I like all the flavors. Favas, lobster and bacon just have a strange harmony.


----------



## pitonboy (Oct 10, 2012)

Is the proscuitto such that one needs to cut it with a knife, and if so are the little lobster pieces meant to be bite size?


----------



## mano (Oct 10, 2012)

tkern said:


> Take out the asparagus and the brunoise the pepper. The large cuts seem incongruent with the organic way this plate is forming.
> 
> I like all the flavors. Favas, lobster and bacon just have a strange harmony.

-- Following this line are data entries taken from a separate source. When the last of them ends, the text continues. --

constexpr double kInflationBf16 = 5.0, kInflationI8 = 16.0;
constexpr double kSmallBlockBudget = 1.6;
constexpr double kInflationI8Wide = 10.0, kInflationBf16Wide = 4.0;
inline bool wide_ok(const mi355dr_index* idx, int k) { return idx->prune_wide && k >= kWideKMin && k <= kWideKMax; }
inline bool wide_now(const mi355dr_index* idx) { return wide_ok(idx, idx->k_now) && idx->path != MI355DR_PATH_SCAN; }
inline int cap_now(const mi355dr_index* idx) { return !idx->cap_set && wide_now(idx) ? kCandCapWide : idx->cap; }
inline double growth_budget(const mi355dr_index* idx, int k, bool i8) {
    if (wide_ok(idx, k) && idx->path != MI355DR_PATH_SCAN) {
        const int room = std::min(kWideEntries, idx->cap_set ? idx->cap : kCandCapWide);
        return 0.75 * room / ((double)k * (i8 ? idx->wide_inflation_x10 / 10.0 : kInflationBf16Wide)) - 1.0;
    }
    const int room = k < kPruneSmallSort / 2 ? kPruneSmallSort - k : idx->cap;
    return 0.6 * std::min(room, idx->cap) / ((double)k * (i8 ? kInflationI8 : kInflationBf16));
}

inline bool i8_available(const mi355dr_index* idx) { return idx->irr8_n <= kIrrCap; }
inline bool use_i8(const mi355dr_index* idx) {
    if (idx->retry_level > 0) return false;
    if (idx->screen_dtype == MI355DR_SCREEN_I8) return true;
    return idx->screen_dtype == MI355DR_SCREEN_AUTO && i8_available(idx) && idx->k_now < idx->i8_demoted_k &&
           growth_budget(idx, idx->k_now, true) >= idx->i8_min_budget;
}

int launch_prune(mi355dr_index* idx, hipStream_t s, int nblocks, const int* qlist, int k, int exact, bool thr_only = false,
                 bool one_wave_only = false, bool defer_b = false) {
    PruneArgs pa{};
    pa.thr_only = thr_only ? 1 : 0;
    pa.one_wave_only = one_wave_only ? 1 : 0;
    pa.defer_b = defer_b && idx->defer_round_b ? 1 : 0;
    pa.rows = idx->rows;
    pa.nrm2 = idx->nrm2;
    pa.q = idx->qdev;
    pa.st = idx->st;
    pa.cand_row = idx->cand_row;
    pa.cand_val = idx->cand_val;
    pa.qlist = qlist;
    pa.stat = idx->stat_dev;
    pa.cap = cap_now(idx);
    pa.d = idx->dim;
    pa.k = k;
    pa.metric = idx->metric;
    pa.exact = exact;
    pa.flag8 = (use_i8(idx) && idx->irr8_n > 0) ? idx->flag8 : nullptr;
    pa.cscale = idx->metric == MI355DR_METRIC_IP ? idx->cmax : 1.0f;
    pa.shadow16 = (use_i8(idx) && idx->metric == 0 && !exact && idx->prefilter16) ? idx->shadow : nullptr;
    pa.dpad = idx->dpad;
    pa.round_a = idx->round_a;
    if (!exact && wide_now(idx)) {
        pa.shadow16 = nullptr;
        hipLaunchKernelGGL((k_prune_wide<2, 32>), dim3(nblocks), dim3(2 * kWave), prune_wide_lds_bytes(idx->dim, 2), s, pa);
        HIPCHECK(idx, hipGetLastError());
        return MI355DR_OK;
    }
    const bool list_mode = qlist == nullptr;
    pa.skip_list = list_mode ? idx->prune_skip : nullptr;
    pa.skip_parity = list_mode ? (idx->prune_parity ^= 1) : 0;
    hipLaunchKernelGGL((k_prune<kPruneSmallThreads, kPruneSmallSort>), dim3(nblocks), dim3(kPruneSmallThreads),
                       prune_lds_bytes(idx->dim, kPruneSmallThreads, kPruneSmallSort, pa.shadow16 ? idx->dpad : 0), s, pa);
    HIPCHECK(idx, hipGetLastError());
    if (one_wave_only) return MI355DR_OK;
    hipLaunchKernelGGL((k_prune<kPruneBigThreads, kPruneBigSort>), dim3(list_mode ? std::min(nblocks, 64) : nblocks),
                       dim3(kPruneBigThreads), prune_lds_bytes(idx->dim, kPruneBigThreads, kPruneBigSort, 0), s, pa);
    HIPCHECK(idx, hipGetLastError());
    return MI355DR_OK;
}
// ... 146 lines not shown
            const int64_t len = end - prev;
            if (len >= 2 * round_rows) end = std::min<int64_t>(n, prev + (len + round_rows / 2) / round_rows * round_rows);
        }
        if (end <= prev) continue;
        p.ends.push_back(end);
        prev = end;
        if (end >= n) break;
    }
    if (p.ends.empty() || p.ends.back() < n) p.ends.push_back(n);
    return p;
}
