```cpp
int stage_signal_block(dsh_ctx *c, PairRun &r)
{
    ++c->sig_gen;
    if (c->sig_gen == 0) c->sig_gen = 1;
    HIPCHK(c, c->st_sig.room((2 * kSigMaxParts + 2) * sizeof(uint32_t)));
    static_assert(kSigPartTotal == kSigPartCnt + kSigMaxParts && kSigGen == kSigPartTotal + kSigMaxParts && kSigStamp == kSigGen + 1, "signal block layout");
    uint32_t *blk = (uint32_t *)c->st_sig.ptr(), *tot = blk + kSigMaxParts;
    for (uint32_t qd = 0; qd < kSigMaxParts; ++qd) blk[qd] = 0u;
    for (uint32_t qd = 0; qd < kSigMaxParts; ++qd) tot[qd] = qd < c->pp.part_tiles.size() ? c->pp.part_tiles[qd] : 0u;
    tot[kSigMaxParts] = c->sig_gen;
    tot[kSigMaxParts + 1] = c->profiling ? 1u : 0u;
    r.sig_upload = true;
    return DSH_OK;
}

FinalizeLaunch finalize_invariants(const dsh_ctx *c, const PairJob &job, bool with_extra)
{
    const plan::Layout &L = c->lay;
    FinalizeLaunch f{};
    f.cum_bytes = c->cum_bytes;
    FinalizeArgs &a = f.a;
    a.cum = c->cum.ptr;
    a.perm = L.sorted ? (const uint32_t *)c->perm.ptr : nullptr;
    a.rowoff = L.rowsorted ? (const uint64_t *)c->rowoff.ptr : nullptr;
    a.pbase = L.pbase;
    a.p = c->p;
    a.estim = job.estim;
    a.result_type = job.result_type;
    a.ksinv = job.ksinv_double ? 1. / (double)job.k : (double)(float)(1. / (double)job.k);
    a.nS = (const uint32_t *)c->colS_n.ptr;
    a.keyS = (const uint32_t *)c->colS_key.ptr;
    a.cardS = (const double *)c->colS_card.ptr;
    a.thS = (const uint8_t *)c->colS_th.ptr;
    a.rl = (const uint32_t *)c->colS_rl.ptr;
    a.E = c->rl_stride;
    a.cidx_rec = (const uint32_t *)c->cidx_rec.ptr;
    a.cidx_ent = (const uint32_t *)c->cidx_ent.ptr;
    a.nbuckets = c->nbuckets;
    a.ent_stride = c->ent_stride;
    a.n = c->n;
    a.ncols = L.ncols;
    a.rect = job.rect;
    a.sorted_out = job.sorted_rows;
    a.square = job.square;
    a.knn = job.knn;
    a.out2 = job.d_out2;
    a.knn_ld = job.knn_ld;
    a.knn_rows = job.knn_rows;
    a.stop = c->finalize_stop;
    a.phase_cyc = c->finalize_timing ? (unsigned long long *)c->phase_cyc.ptr : nullptr;
    a.row_begin = job.row_begin;
    a.row_end = with_extra ? c->n : job.row_end;
    a.col_begin = job.col_begin;
    a.col_end = job.col_end;
    a.base_index = job.base_index;
    a.out = job.d_out;
    return f;
}

int upload_band(dsh_ctx *c, PairRun &r, size_t bi)
{
    plan::PairPlan &pp = c->pp;
// ... 282 lines not shown
```

### dashing_amd/csrc/host/plan_capi.cpp

```cpp
#include <algorithm>
#include <cstdarg>
#include <cstdio>
#include <cstring>
#include <vector>

#include "../linkage.h"
#include "../mst.h"
#include "../plan.h"
#include "../uf.h"

using namespace dsh;
using namespace dsh::plan;

namespace {

struct SparseCheck {
    const uint32_t *gcnt = nullptr;
    int planes = 0;
    uint32_t cap = 0;
    uint32_t *routes = nullptr;
    uint64_t routes_cap = 0;
};

struct Err {
    char *buf;
    size_t cap;
    int fail(const char *fmt, ...)
    {
        if (buf && cap) {
            va_list ap;
            va_start(ap, fmt);
            vsnprintf(buf, cap, fmt, ap);
            va_end(ap);
        }
        return -1;
    }
};

}
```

Yes, and remove all but the middle three proteins. Those are enough for an app. This is a less-is-more aesthetic. (Take my input with a grain of salt. Plating is one of my weak points).


----------



## brainsausage (Oct 10, 2012)

Asparagus, and favas are out of season so I'd focus more on the corn(which is almost out of season as well) and bell peppers. Char the corn and do a light puree or preferably a foam(the char will help balance the sweetness and make the lobster pop). I'd keep the tail whole, anchor it to the plate with a little mousse, crisp the prosciutto on a sil pat (for textural contrast and to complement the corn) break it into slivers and drop over the lobster and splayed across the plate, arrange dots of the puree from a squeeze bottle as cleanly as possible to offset the chaos of the prosciutto shards, then maybe finish with some very thinly sliced and very lightly pickled peppers to help brighten the dish. Less is always more.


----------



## SpikeC (Oct 10, 2012)

Great thread! I'm enjoying the thoughts on the development of this dish!


----------



## Ucmd (Oct 10, 2012)

I'm not a pro but I cook a ton and entertain most weekends. I'm not seeing the prosciutto wrapped lobster. Seems to over power the delicate seafood.


----------



## lumo (Oct 10, 2012)

My humble 2¢

I'd also keep the tail whole (for heat retention) and crisp the prosciutto versus wrapping the lobster. 
Also, here are some seasonal ingredients I like with lobster, not that they all go well with each other.

puree: cauliflower, macomber turnip, apple, pear, parsnip, parsley root, fennel....
garnish: fuyu persimmon, olive oil poached fennel dice, citrus segments, blanched yellow and purple cauliflower, braised grilled leeks, endive jam...I saw that you use micro greens, maybe consider micro cilantro, sometimes it comes with the slightly green coriander seeds attached. 
texture: cripsy pork product, julienne apple, sliced radish... 
sauce, if desired: apple cider or citrus reduction, just a drizzle of great olive oil, citrus hollandaise...


----------



## jgraeff (Oct 10, 2012)

we have other lobster dishes that are whole lobster which is why i decided to wrap it. 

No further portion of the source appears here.